Chelsea DEFEND selling two hotels for £76million to another company run by their owners… as club insiders insist they ran the deal past the Premier League to comply with Profit and Sustainability Rules

Chelsea DEFEND selling two hotels for £76million to another company run by their owners… as club insiders insist they ran the deal past the Premier League to comply with Profit and Sustainability Rules

  • Chelsea sold two hotels to their owners for £76m, their accounts have revealed
  • Rival fans are enraged that it helped them stay within the league’s financial rules
  • ‘He doesn’t have any excuse to dive!’ Will Bukayo Saka learn from his Bayern tumble?
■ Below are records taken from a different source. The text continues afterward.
diff --git a/lis-slam_amd/csrc/lisreg_assoc.hip b/lis-slam_amd/csrc/lisreg_assoc.hip
--- a/lis-slam_amd/csrc/lisreg_assoc.hip
+++ b/lis-slam_amd/csrc/lisreg_assoc.hip
@@ -1007,7 +1007,29 @@
                     const unsigned long long mm = __ballot(v == -1);
                     if (mm != 0ull && (int)(__ffsll((long long)mm) - 1) == (tid & 63)) atomicAdd(P.reach_miss, __popcll(mm));
                 }
-                if (v >= 0) {
+                bool empty_ = false;
+                if (hx != gx || hy != gy || hz != gz) {
+                    const float ex_ = gx < 0 ? g.ox - qx : qx - __builtin_fmaf((float)g.nx, g.cell, g.ox);
+                    const float ey_ = gy < 0 ? g.oy - qy : qy - __builtin_fmaf((float)g.ny, g.cell, g.oy);
+                    const float ez_ = gz < 0 ? g.oz - qz : qz - __builtin_fmaf((float)g.nz, g.cell, g.oz);
+                    const float lx_ = hx != gx ? fmaxf(ex_ + g.margin - kEps, 0.f) : 0.f;
+                    const float ly_ = hy != gy ? fmaxf(ey_ + g.margin - kEps, 0.f) : 0.f;
+                    const float lz_ = hz != gz ? fmaxf(ez_ + g.margin - kEps, 0.f) : 0.f;
+                    empty_ = lx_ * lx_ + ly_ * ly_ + lz_ * lz_ >= P.tau;
+                } else if (v == -2) {
+                    float rc_ = 3.0e18f;
+                    if (hx - 2 > 0)        rc_ = fminf(rc_, qx - (g.ox + (float)(hx - 2) * g.cell));
+                    if (hx + 2 < g.nx - 1) rc_ = fminf(rc_, (g.ox + (float)(hx + 3) * g.cell) - qx);
+                    if (hy - 2 > 0)        rc_ = fminf(rc_, qy - (g.oy + (float)(hy - 2) * g.cell));
+                    if (hy + 2 < g.ny - 1) rc_ = fminf(rc_, (g.oy + (float)(hy + 3) * g.cell) - qy);
+                    if (hz - 2 > 0)        rc_ = fminf(rc_, qz - (g.oz + (float)(hz - 2) * g.cell));
+                    if (hz + 2 < g.nz - 1) rc_ = fminf(rc_, (g.oz + (float)(hz + 3) * g.cell) - qz);
+                    rc_ = fmaxf(rc_ - kEps, 0.f);
+                    empty_ = rc_ * rc_ >= P.tau;
+                }
+                if (empty_) {
+                    need_walk = false;
+                } else if (v >= 0) {
                     float fx = 0.5f, fy = 0.5f, fz = 0.5f;
                     row_ = v >> 8;
                     {
@@ -1019,8 +1041,6 @@
                         }
                     }
                     mx_ = crow_centre(g.ox, g.cell, hx, fx); my_ = crow_centre(g.oy, g.cell, hy, fy); mz_ = crow_centre(g.oz, g.cell, hz, fz);
-                } else if (v == -2 && hx == gx && hy == gy && hz == gz && P.tau <= (2.f * g.cell - 2.f * kEps) * (2.f * g.cell - 2.f * kEps)) {
-                    need_walk = false;
                 }
             }
             const gptr_f4 crow = (gptr_f4)g.crow;
diff --git a/lis-slam_amd/csrc/lisreg_index.hip b/lis-slam_amd/csrc/lisreg_index.hip
--- a/lis-slam_amd/csrc/lisreg_index.hip
+++ b/lis-slam_amd/csrc/lisreg_index.hip
@@ -993,9 +993,10 @@
     }
 }
 
+template <bool kTrim = false>
 __device__ __forceinline__ float crow_emit(const GridIndex& g, float qx, float qy, float qz, float rc, unsigned topk, int topi,
                                            float4* __restrict__ row_out, float2* __restrict__ meta_out, bool& keep, float4& e,
-                                           const float4 topc = make_float4(0.f, 0.f, 0.f, 0.f), bool have_c = false)
+                                           const float4 topc = make_float4(0.f, 0.f, 0.f, 0.f), bool have_c = false, bool store = true)
 {
     const int lane = threadIdx.x & 63;
     const float tk = __uint_as_float(topk);
@@ -1009,7 +1010,7 @@
         if (!have_c) c = g.pts[topi];
         e = make_float4(c.x, c.y, c.z, __int_as_float(topi));
     }
-    row_out[lane] = e;
+    if (kTrim ? (store && lane < ((cnt + 3) & ~3)) : true) row_out[lane] = e;
     if (lane == 0) *meta_out = make_float2(rho2, __int_as_float(cnt));
     return rho2;
 }
@@ -1025,7 +1026,7 @@
     (void)crow_emit(g, q.x, q.y, q.z, rc, topk, topi, row_out, meta_out, keep, e, topc, have_c);
 }
 
-template <int R>
+template <int R, bool kTrim>
 __device__ __forceinline__ void crow_build_wave(const GridIndex& g, const float4 q, int hx, int hy, int hz, unsigned mask,
                                                 float4* __restrict__ row_out, float2* __restrict__ meta_out, int (*s_off)[64], int (*s_js)[64])
 {
@@ -1036,7 +1037,7 @@
     const float rc = crow_inscribed<R>(g, b, q.x, q.y, q.z);
     crow_list<R>(g, b, q.x, q.y, q.z, s_off, s_js, topk, topi, topc, have_c, -1, rc * rc);
     bool keep; float4 e;
-    const float rho2 = crow_emit(g, q.x, q.y, q.z, rc, topk, topi, row_out, meta_out, keep, e, topc, have_c);
+    const float rho2 = crow_emit<kTrim>(g, q.x, q.y, q.z, rc, topk, topi, row_out, meta_out, keep, e, topc, have_c, mask != 255u);
     if (mask) {
         const float off = 0.25f * g.cell * 1.7320508f;
         const float rho_o = fmaxf(sqrtf(rho2) - off - 2.f * kEps, 0.f), rho_o2 = rho_o * rho_o;
@@ -1062,13 +1063,13 @@
                 const int ocnt = __popcll(__ballot(okeep));
                 float4 oe = make_float4(mx, my, mz, __int_as_float(-1));
                 if (okeep) oe = make_float4(ox, oy, oz, __int_as_float(oi));
-                orow[lane] = oe;
+                if (!kTrim || lane < ((ocnt + 3) & ~3)) orow[lane] = oe;
                 if (lane == 0) meta_out[slot] = make_float2(rho_o2, __int_as_float(ocnt));
             } else {
                 unsigned ok; int oi; bool okeep; float4 oe, oc; bool ohave;
                 const float orc = crow_inscribed<R>(g, b, mx, my, mz);
                 crow_list<R>(g, b, mx, my, mz, s_off, s_js, ok, oi, oc, ohave, -1, orc * orc);
-                (void)crow_emit(g, mx, my, mz, orc, ok, oi, orow, meta_out + slot, okeep, oe, oc, ohave);
+                (void)crow_emit<kTrim>(g, mx, my, mz, orc, ok, oi, orow, meta_out + slot, okeep, oe, oc, ohave);
             }
             ++slot;
         }
@@ -1079,6 +1080,7 @@
 constexpr int kCrowCPW = 8;
 constexpr int kCrowWaves = 6;
 static_assert(kGraphWPB <= kListQueueWaves && kCrowWPB <= kListQueueWaves, "crow_list's LDS queue has one region per wavefront of a workgroup");
+template <bool kTrim>
 __device__ __forceinline__ void crow_build_body(const GridIndex& g, int n_cells, const int* __restrict__ need, int* __restrict__ omask,
                                                 const int* __restrict__ scan, int cap,
                                                 int blk_, int (*s_off)[64], int (*s_js)[64])
@@ -1108,8 +1110,8 @@
         const float4 q = make_float4(crow_centre(g.ox, g.cell, hx, 0.5f), crow_centre(g.oy, g.cell, hy, 0.5f), crow_centre(g.oz, g.cell, hz, 0.5f), 0.f);
         float4* row = const_cast<float4*>(g.crow) + (size_t)b * kGraphK;
         float2* meta = const_cast<float2*>(g.crow_meta) + b;
-        if (mask != 0u || (int)(om >> 8) >= kGraphK) crow_build_wave<2>(g, q, hx, hy, hz, mask, row, meta, s_off, s_js);
-        else crow_build_wave<3>(g, q, hx, hy, hz, 0u, row, meta, s_off, s_js);
+        if (mask != 0u || (int)(om >> 8) >= kGraphK) crow_build_wave<2, kTrim>(g, q, hx, hy, hz, mask, row, meta, s_off, s_js);
+        else crow_build_wave<3, kTrim>(g, q, hx, hy, hz, 0u, row, meta, s_off, s_js);
     }
 }
 
@@ -1117,7 +1119,7 @@
 void k_crow_build(GridIndex g, int n_cells, const int* __restrict__ need, int* __restrict__ omask, const int* __restrict__ scan, int cap)
 {
     __shared__ int s_off[kCrowWPB][64], s_js[kCrowWPB][64];
-    crow_build_body(g, n_cells, need, omask, scan, cap, blockIdx.x, s_off, s_js);
+    crow_build_body<false>(g, n_cells, need, omask, scan, cap, blockIdx.x, s_off, s_js);
 }
 
 struct CrowJob { GridIndex g; int n_cells; int* need; int* omask; int* scan; int cap; const unsigned* reach; const unsigned* qmark; int tiles_y; int plain; int nb; };
@@ -1142,7 +1144,7 @@
     __shared__ int s_off[kCrowWPB][64], s_js[kCrowWPB][64];
     const int k = (int)blockIdx.x < J.j[0].nb ? 0 : 1;
     const CrowJob& j = J.j[k];
-    crow_build_body(j.g, j.n_cells, j.need, j.omask, j.scan, j.cap, (int)blockIdx.x - (k ? J.j[0].nb : 0), s_off, s_js);
+    crow_build_body<true>(j.g, j.n_cells, j.need, j.omask, j.scan, j.cap, (int)blockIdx.x - (k ? J.j[0].nb : 0), s_off, s_js);
 }
 
 __global__ __launch_bounds__(kBlockQ) void k_count_jumps(const BlockDesc* __restrict__ blocks, const Segment* __restrict__ segs,
diff --git a/lis-slam_amd/csrc/lisreg_internal.hpp b/lis-slam_amd/csrc/lisreg_internal.hpp
--- a/lis-slam_amd/csrc/lisreg_internal.hpp
+++ b/lis-slam_amd/csrc/lisreg_internal.hpp
@@ -25,6 +25,7 @@
     const int*    crow_tab;
     unsigned*     qmark;
     int           qmark_w;
+    float         margin;
 };
 
 
@@ -184,7 +185,7 @@
 void launch_pose_gather(const ItemState* items, int n_items, float* T_out, hipStream_t st);
 void launch_pose_cache_from_trig(ItemState* items, int n_items, const float* trig, hipStream_t st);
 void launch_solve(ItemState* items, int n_items, DevParams prm, const double* partials, float* trace,
-                  int trace_cap, int* done_counter, hipStream_t st);
+                  int trace_cap, int* done_counter, hipStream_t st, float* results_of_last_launch = nullptr);
 void launch_finalize(ItemState* items, int n_items, DevParams prm, float* results, hipStream_t st, int* reset_done_counter = nullptr);
 
 void launch_voxel_sort(const float4* pts, int n, VoxelDesc d, int n_buckets, SortBuffers sb, int* order, uint32_t* sidx,
diff --git a/lis-slam_amd/csrc/lisreg_solve.hip b/lis-slam_amd/csrc/lisreg_solve.hip
--- a/lis-slam_amd/csrc/lisreg_solve.hip
+++ b/lis-slam_amd/csrc/lisreg_solve.hip
@@ -211,10 +211,12 @@
 
 constexpr int kSolveThreads = 512;
 
+__device__ void finalize_item(ItemState* it, const DevParams& P, float* __restrict__ r, bool reset);
+
 __global__ __launch_bounds__(kSolveThreads) void k_solve(ItemState* __restrict__ items, const DevParams P,
                                                          const double* __restrict__ partials,
                                                          float* __restrict__ trace, int trace_cap,
-                                                         int* __restrict__ done_counter)
+                                                         int* __restrict__ done_counter, float* __restrict__ results)
 {
     __shared__ float s_AtA[36], s_AtB[6], s_X[6], s_A[36];
     __shared__ float s_E[6], s_V[36], s_V2[36], s_Vi[36];
@@ -224,7 +226,11 @@
     __shared__ double s_L[36];
 
     ItemState* it = &items[blockIdx.x];
-    if (it->done) return;
+    float* const res = results ? results + (size_t)blockIdx.x * kResultSize : nullptr;
+    if (it->done) {
+        if (res && threadIdx.x == 0) finalize_item(it, P, res, true);
+        return;
+    }
     {
         const int col = threadIdx.x & 31, grp = threadIdx.x >> 5;
         double s = 0.0;
@@ -361,7 +367,12 @@
     if (l0) {
         it->iter = iter + 1;
         if (!finished && iter + 1 >= P.bound) { it->iters_out = P.bound; finished = true; }
-        if (finished) { it->done = 1; atomicAdd(done_counter, 1); }
+        if (finished) {
+            it->done = 1;
+            const int before = atomicAdd(done_counter, 1);
+            if (res && before + 1 == (int)gridDim.x) atomicExch(done_counter, P.n_guard_failed);
+        }
+        if (res) finalize_item(it, P, res, true);
     }
 }
 
@@ -413,7 +424,11 @@
     const int i = blockIdx.x * 64 + threadIdx.x;
     if (i == 0 && reset_done_counter) *reset_done_counter = P.n_guard_failed;
     if (i >= n_items) return;
-    ItemState* it = &items[i];
+    finalize_item(&items[i], P, results + (size_t)i * kResultSize, reset_done_counter != nullptr);
+}
+
+__device__ void finalize_item(ItemState* it, const DevParams& P, float* __restrict__ r, bool reset)
+{
     float T[6];
     for (int k = 0; k < 6; ++k) T[k] = it->T[k];
     int status = LISREG_OK;
@@ -432,11 +447,10 @@
         T[5] = clampf(T[5], P.z_tol);
         if (!it->any_solved) status = LISREG_TOO_FEW_CORRESPONDENCES;
     }
-    float* r = results + (size_t)i * kResultSize;
     for (int k = 0; k < 6; ++k) r[k] = T[k];
     r[6] = (float)it->iters_out; r[7] = it->deltaR; r[8] = it->deltaT;
     r[9] = (float)it->degenerate; r[10] = (float)it->n_corr; r[11] = (float)status;
-    if (reset_done_counter) reset_item(it, P);
+    if (reset) reset_item(it, P);
 }
 
 __global__ __launch_bounds__(64) void k_pose_gather(const ItemState* __restrict__ items, int n_items, float* __restrict__ T_out)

Listen to the It’s All Kicking Off podcast 

Chelsea’s financial challenges have been laid bare, with the release of their accounts including the revelation that their owners generated more than £76million after selling both hotels on the Stamford Bridge site to another company they own.

Insiders at the London club insist that deal was done within the Premier League’s rules and ran by the competition beforehand, adding that they used two independent valuers to ensure a fair price was agreed. 

That has not stopped rival supporters from showing their surprise that their losses were allowed to be reduced by the sale of buildings to Blueco 22 Properties Limited, a subsidiary of Blueco 22 Limited.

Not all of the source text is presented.